Assignment:
Of the lines below, report only those that contain "bool".

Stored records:
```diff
+template <int NBITS>
+__device__ __forceinline__ void crc_wide_mul_acc(const uint32_t (&L)[4],
+                                                 uint32_t (&W)[NBITS / 32]) {
+	static_assert(crc_wide_kbit(NBITS, 3) < NBITS - 127,
+	              "the product must stay inside the window");
+	crc_static_for<0, NBITS / 32>([&](auto J) {
+		constexpr int j = decltype(J)::value;
+		uint32_t acc = W[j], pend = 0;
+		bool have = false;
+		crc_static_for<0, 4>([&](auto B) {
+			constexpr int b = decltype(B)::value;
+			if constexpr (crc_wide_touches(NBITS, b, j)) {
+				const uint32_t t = crc_wide_term<NBITS, b, j>(L);
+				if (have)
+					acc = crc_xor3(acc, pend, t);
+				else
+					pend = t;
+				have = !have;
+			}
+		});
+		if (have) acc ^= pend;
+		W[j] = acc;
+	});
+}
+
+template <int NBITS, bool AL16 = true>
+__device__ __forceinline__ uint32_t crc_block_wave_fold_wide(
+    const uint8_t *__restrict__ block, uint32_t block_len, uint32_t seed,
+    const uint32_t *T0, const uint32_t *mats, int lane) {
+	static_assert(crc_wide_compiled(NBITS), "no constant for this window");
+	constexpr int BV = 8;
+	constexpr int NW = NBITS / 32;
+	constexpr int NV = NBITS / 128;
+	constexpr int NFILL = (NV + BV - 1) / BV;
+	constexpr int UNR = NW % 32 == 0 ? (NW > 32 ? NW / 32 : 1) : 3;
+	const uint32_t seg = block_len >> 6;
+	const uint8_t *base = block + (uint32_t)lane * seg;
+	uint32_t W[NW];
+	uint4 d[BV];
+	auto ldburst = [&](uint32_t i) {
+#pragma unroll
+		for (int q = 0; q < BV; ++q) d[q] = crc_ld16<AL16>(base + i + q * 16);
+	};
+	auto step = [&](const uint4 &v) {
+		const uint32_t L[4] = {W[0], W[1], W[2], W[3]};
+#pragma unroll
+		for (int i = 0; i + 4 < NW; ++i) W[i] = W[i + 4];
+		W[NW - 4] = v.x;
+		W[NW - 3] = v.y;
+		W[NW - 2] = v.z;
+		W[NW - 1] = v.w;
+		crc_wide_mul_acc<NBITS>(L, W);
+	};
+#pragma unroll
+	for (int g = 0; g < NFILL; ++g) {
+		ldburst(g * 16 * BV);
+#pragma unroll
+		for (int q = 0; q < BV; ++q) {
+			if (g * BV + q < NV) {
+				W[4 * (g * BV + q) + 0] = d[q].x;
+				W[4 * (g * BV + q) + 1] = d[q].y;
+				W[4 * (g * BV + q) + 2] = d[q].z;
+				W[4 * (g * BV + q) + 3] = d[q].w;
+				if (g == 0 && q == 0)
+					W[0] ^= (lane == 0 ? seed : 0u) ^ 0xFFFFFFFFu;
+			} else {
+				step(d[q]);
+			}
+		}
+	}
+#pragma unroll UNR
+	for (uint32_t i = NFILL * 16 * BV; i < seg; i += 16 * BV) {
+		ldburst(i);
+#pragma unroll
+		for (int q = 0; q < BV; ++q) step(d[q]);
+	}
+	uint32_t r[4] = {W[0], W[1], W[2], W[3]};
+#pragma unroll
+	for (int a = 1; a < NV; ++a)
+		crc_fold16<kCrcFoldKL1, kCrcFoldKH1>(r, W[4 * a], W[4 * a + 1],
+		                                     W[4 * a + 2], W[4 * a + 3]);
+	uint32_t crc = crc_reduce16(r, T0) ^ 0xFFFFFFFFu;
+	uint32_t len = seg;
+#pragma unroll
+	for (int s = 0; s < 6; ++s) {
+		uint32_t olen = __shfl_down(len, 1 << s, 64);
+		uint32_t o = __shfl_down(crc, 1 << s, 64);
+		crc = crc_advance(crc, olen, mats) ^ o;
+		len += olen;
+	}
+	return crc;
+}
diff --git a/lizardfs_amd/csrc/crc_fold_consts.h b/lizardfs_amd/csrc/crc_fold_consts.h
--- a/lizardfs_amd/csrc/crc_fold_consts.h
+++ b/lizardfs_amd/csrc/crc_fold_consts.h
@@ -6,3 +6,6 @@
 constexpr uint64_t kCrcFoldKH2 = 0x20040700010021ull;
 constexpr uint64_t kCrcFoldKL4 = 0x418000200010010aull;
 constexpr uint64_t kCrcFoldKH4 = 0x80002200021c80ull;
+constexpr int kCrcWideK384[4] = {17, 55, 83, 172};
+constexpr int kCrcWideK1024[4] = {88, 192, 562, 873};
+constexpr int kCrcWideK2048[4] = {640, 776, 1152, 1561};
diff --git a/lizardfs_amd/csrc/ec_kernel.h b/lizardfs_amd/csrc/ec_kernel.h
--- a/lizardfs_amd/csrc/ec_kernel.h
+++ b/lizardfs_amd/csrc/ec_kernel.h
@@ -4,6 +4,15 @@
 
 constexpr int kThreads = 256;
 constexpr uint32_t kChunkBytes = kThreads * 16;
+
+__device__ __forceinline__ uint32_t gf_xor3(uint32_t a, uint32_t b,
+                                            uint32_t c) {
+#if defined(__HIP_DEVICE_COMPILE__)
+	return __builtin_amdgcn_bitop3_b32(a, b, c, 0x96);
+#else
+	return a ^ b ^ c;
+#endif
+}
 
 __device__ __forceinline__ uint32_t lut16(uint32_t t0, uint32_t t1,
                                           uint32_t t2, uint32_t t3,
@@ -19,7 +28,8 @@
                                             const uint4 &L, const uint4 &H) {
 	uint32_t nl = w & 0x0f0f0f0fu;
 	uint32_t nh = (w >> 4) & 0x0f0f0f0fu;
-	return acc ^ lut16(L.x, L.y, L.z, L.w, nl) ^ lut16(H.x, H.y, H.z, H.w, nh);
+	return gf_xor3(acc, lut16(L.x, L.y, L.z, L.w, nl),
+	               lut16(H.x, H.y, H.z, H.w, nh));
 }
 
 template <int D, int CH>
@@ -42,7 +52,7 @@
 	uint32_t p1 = __builtin_amdgcn_perm(T.y, T.y, f1);
 	uint32_t p2 = __builtin_amdgcn_perm(T.z, T.z, f2);
 	uint32_t p3 = __builtin_amdgcn_perm(T.w, T.w, f3);
-	return acc ^ p0 ^ p1 ^ p2 ^ p3;
+	return gf_xor3(gf_xor3(acc, p0, p1), p2, p3);
 }
 
 template <int D, int CH>
@@ -74,7 +84,7 @@
 	uint32_t p0 = __builtin_amdgcn_perm(T.y, T.x, f0);
 	uint32_t p1 = __builtin_amdgcn_perm(T.w, T.z, f1);
 	uint32_t p2 = __builtin_amdgcn_perm(t6, t6, f2);
-	return acc ^ p0 ^ p1 ^ p2;
+	return gf_xor3(acc, p0, p1) ^ p2;
 }
 
 template <int D, int CH>
diff --git a/lizardfs_amd/csrc/lizec_gpu.hip b/lizardfs_amd/csrc/lizec_gpu.hip
--- a/lizardfs_amd/csrc/lizec_gpu.hip
+++ b/lizardfs_amd/csrc/lizec_gpu.hip
@@ -228,6 +228,38 @@
 	}
 }
 
+constexpr int kCrcWideBits = 384;
+
+template <int NBITS, bool AL16 = true>
+__global__ __launch_bounds__(kThreads) void crc32_blocks_kernel_wide(
+    const uint8_t *__restrict__ buf, uint32_t block_len, uint64_t nblocks,
+    uint32_t seed, const uint32_t *__restrict__ crc_const,
+    uint32_t *__restrict__ out) {
+	__shared__ __attribute__((aligned(16))) uint32_t stabs[kCrcFoldLdsWords];
+	for (int i = threadIdx.x; i < 256; i += kThreads)
+		stabs[i] = crc_const[i];
+	for (int i = threadIdx.x; i < kCrcMatCount * 32; i += kThreads)
+		stabs[256 + i] = crc_const[kCrcTabWords + i];
+	__syncthreads();
+	const int wave = threadIdx.x >> 6;
+	const int lane = threadIdx.x & 63;
+	for (uint64_t blk = (uint64_t)blockIdx.x * 4 + wave; blk < nblocks;
+	     blk += (uint64_t)gridDim.x * 4) {
+		uint32_t crc = crc_block_wave_fold_wide<NBITS, AL16>(
+		    buf + blk * block_len, block_len, seed, stabs, stabs + 256, lane);
+		if (lane == 0) out[blk] = crc;
+	}
+}
+
+template <bool AL16>
+__device__ __noinline__ uint32_t scrub_block_crc(const uint8_t *block,
+                                                 const uint32_t *T0,
+                                                 const uint32_t *mats,
+                                                 int lane) {
+	return crc_block_wave_fold_wide<kCrcWideBits, AL16>(block, 65536u, 0u, T0,
+	                                                    mats, lane);
+}
+
 template <bool WRITE>
 __global__ __launch_bounds__(kThreads) void scrub_chunks_kernel(
     const uint64_t *__restrict__ chunk_dptrs,
@@ -256,10 +288,8 @@
 		const uint8_t *blockp = img + data_offs[c] + b * block_stride;
 		uint32_t crc =
 		    (((uintptr_t)blockp & 15) == 0)
-		        ? crc_block_wave_fold<1, 1, true>(blockp, 65536u, 0u, T0,
-		                                          mats, lane)
-		        : crc_block_wave_fold<1, 1, false>(blockp, 65536u, 0u, T0,
-		                                           mats, lane);
+		        ? scrub_block_crc<true>(blockp, T0, mats, lane)
+		        : scrub_block_crc<false>(blockp, T0, mats, lane);
 		if (lane == 0) {
 			uint8_t *p = (uint8_t *)img + crc_offs[c] + crc_stride * b;
 			if (WRITE) {
@@ -1272,6 +1302,32 @@
 	bool ntld = nt && atoi(nt) != 0;
 	bool pfld = pf && atoi(pf) != 0;
 	bool al16 = (((uintptr_t)dev_buf | block_len) & 15) == 0;
+	if (!ch && !fn && !nt && !pf && !getenv("LIZEC_CRC_BV") &&
+	    (!im || strcmp(im, "wide") == 0) && block_len % (64 * 16 * 8) == 0) {
+		const char *wb = getenv("LIZEC_CRC_WIDE_BITS");
+		int bits = wb ? atoi(wb) : kCrcWideBits;
+		if (!crc_wide_compiled(bits)) bits = kCrcWideBits;
+		if (block_len / 64 >= (uint32_t)bits / 8) {
+#define LIZEC_LAUNCH_WIDE(N, A)                                              \
+	hipLaunchKernelGGL(HIP_KERNEL_NAME(crc32_blocks_kernel_wide<N, A>),      \
+	                   dim3(grid), dim3(kThreads), 0, s,                     \
+	                   (const uint8_t *)dev_buf, block_len, nblocks, seed,   \
+	                   e->d_crc_const, dev_crcs_out)
+			if (bits == 384) {
+				if (al16) LIZEC_LAUNCH_WIDE(384, true);
+				else LIZEC_LAUNCH_WIDE(384, false);
+			} else if (bits == 2048) {
+				if (al16) LIZEC_LAUNCH_WIDE(2048, true);
+				else LIZEC_LAUNCH_WIDE(2048, false);
+			} else {
+				if (al16) LIZEC_LAUNCH_WIDE(1024, true);
+				else LIZEC_LAUNCH_WIDE(1024, false);
+			}
+#undef LIZEC_LAUNCH_WIDE
+			LIZEC_CHECK(hipGetLastError());
+			return LIZEC_OK;
+		}
+	}
 	if (!al16 && (!fold || block_len % (64 * 16 * 8) != 0)) {
 		hipLaunchKernelGGL(HIP_KERNEL_NAME(crc32_blocks_kernel<false>),
 		                   dim3(grid), dim3(kThreads), 0, s,
```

Response area:
+		bool have = false;
+template <int NBITS, bool AL16 = true>
+template <int NBITS, bool AL16 = true>
+template <bool AL16>
 template <bool WRITE>
 	bool ntld = nt && atoi(nt) != 0;
 	bool pfld = pf && atoi(pf) != 0;
 	bool al16 = (((uintptr_t)dev_buf | block_len) & 15) == 0;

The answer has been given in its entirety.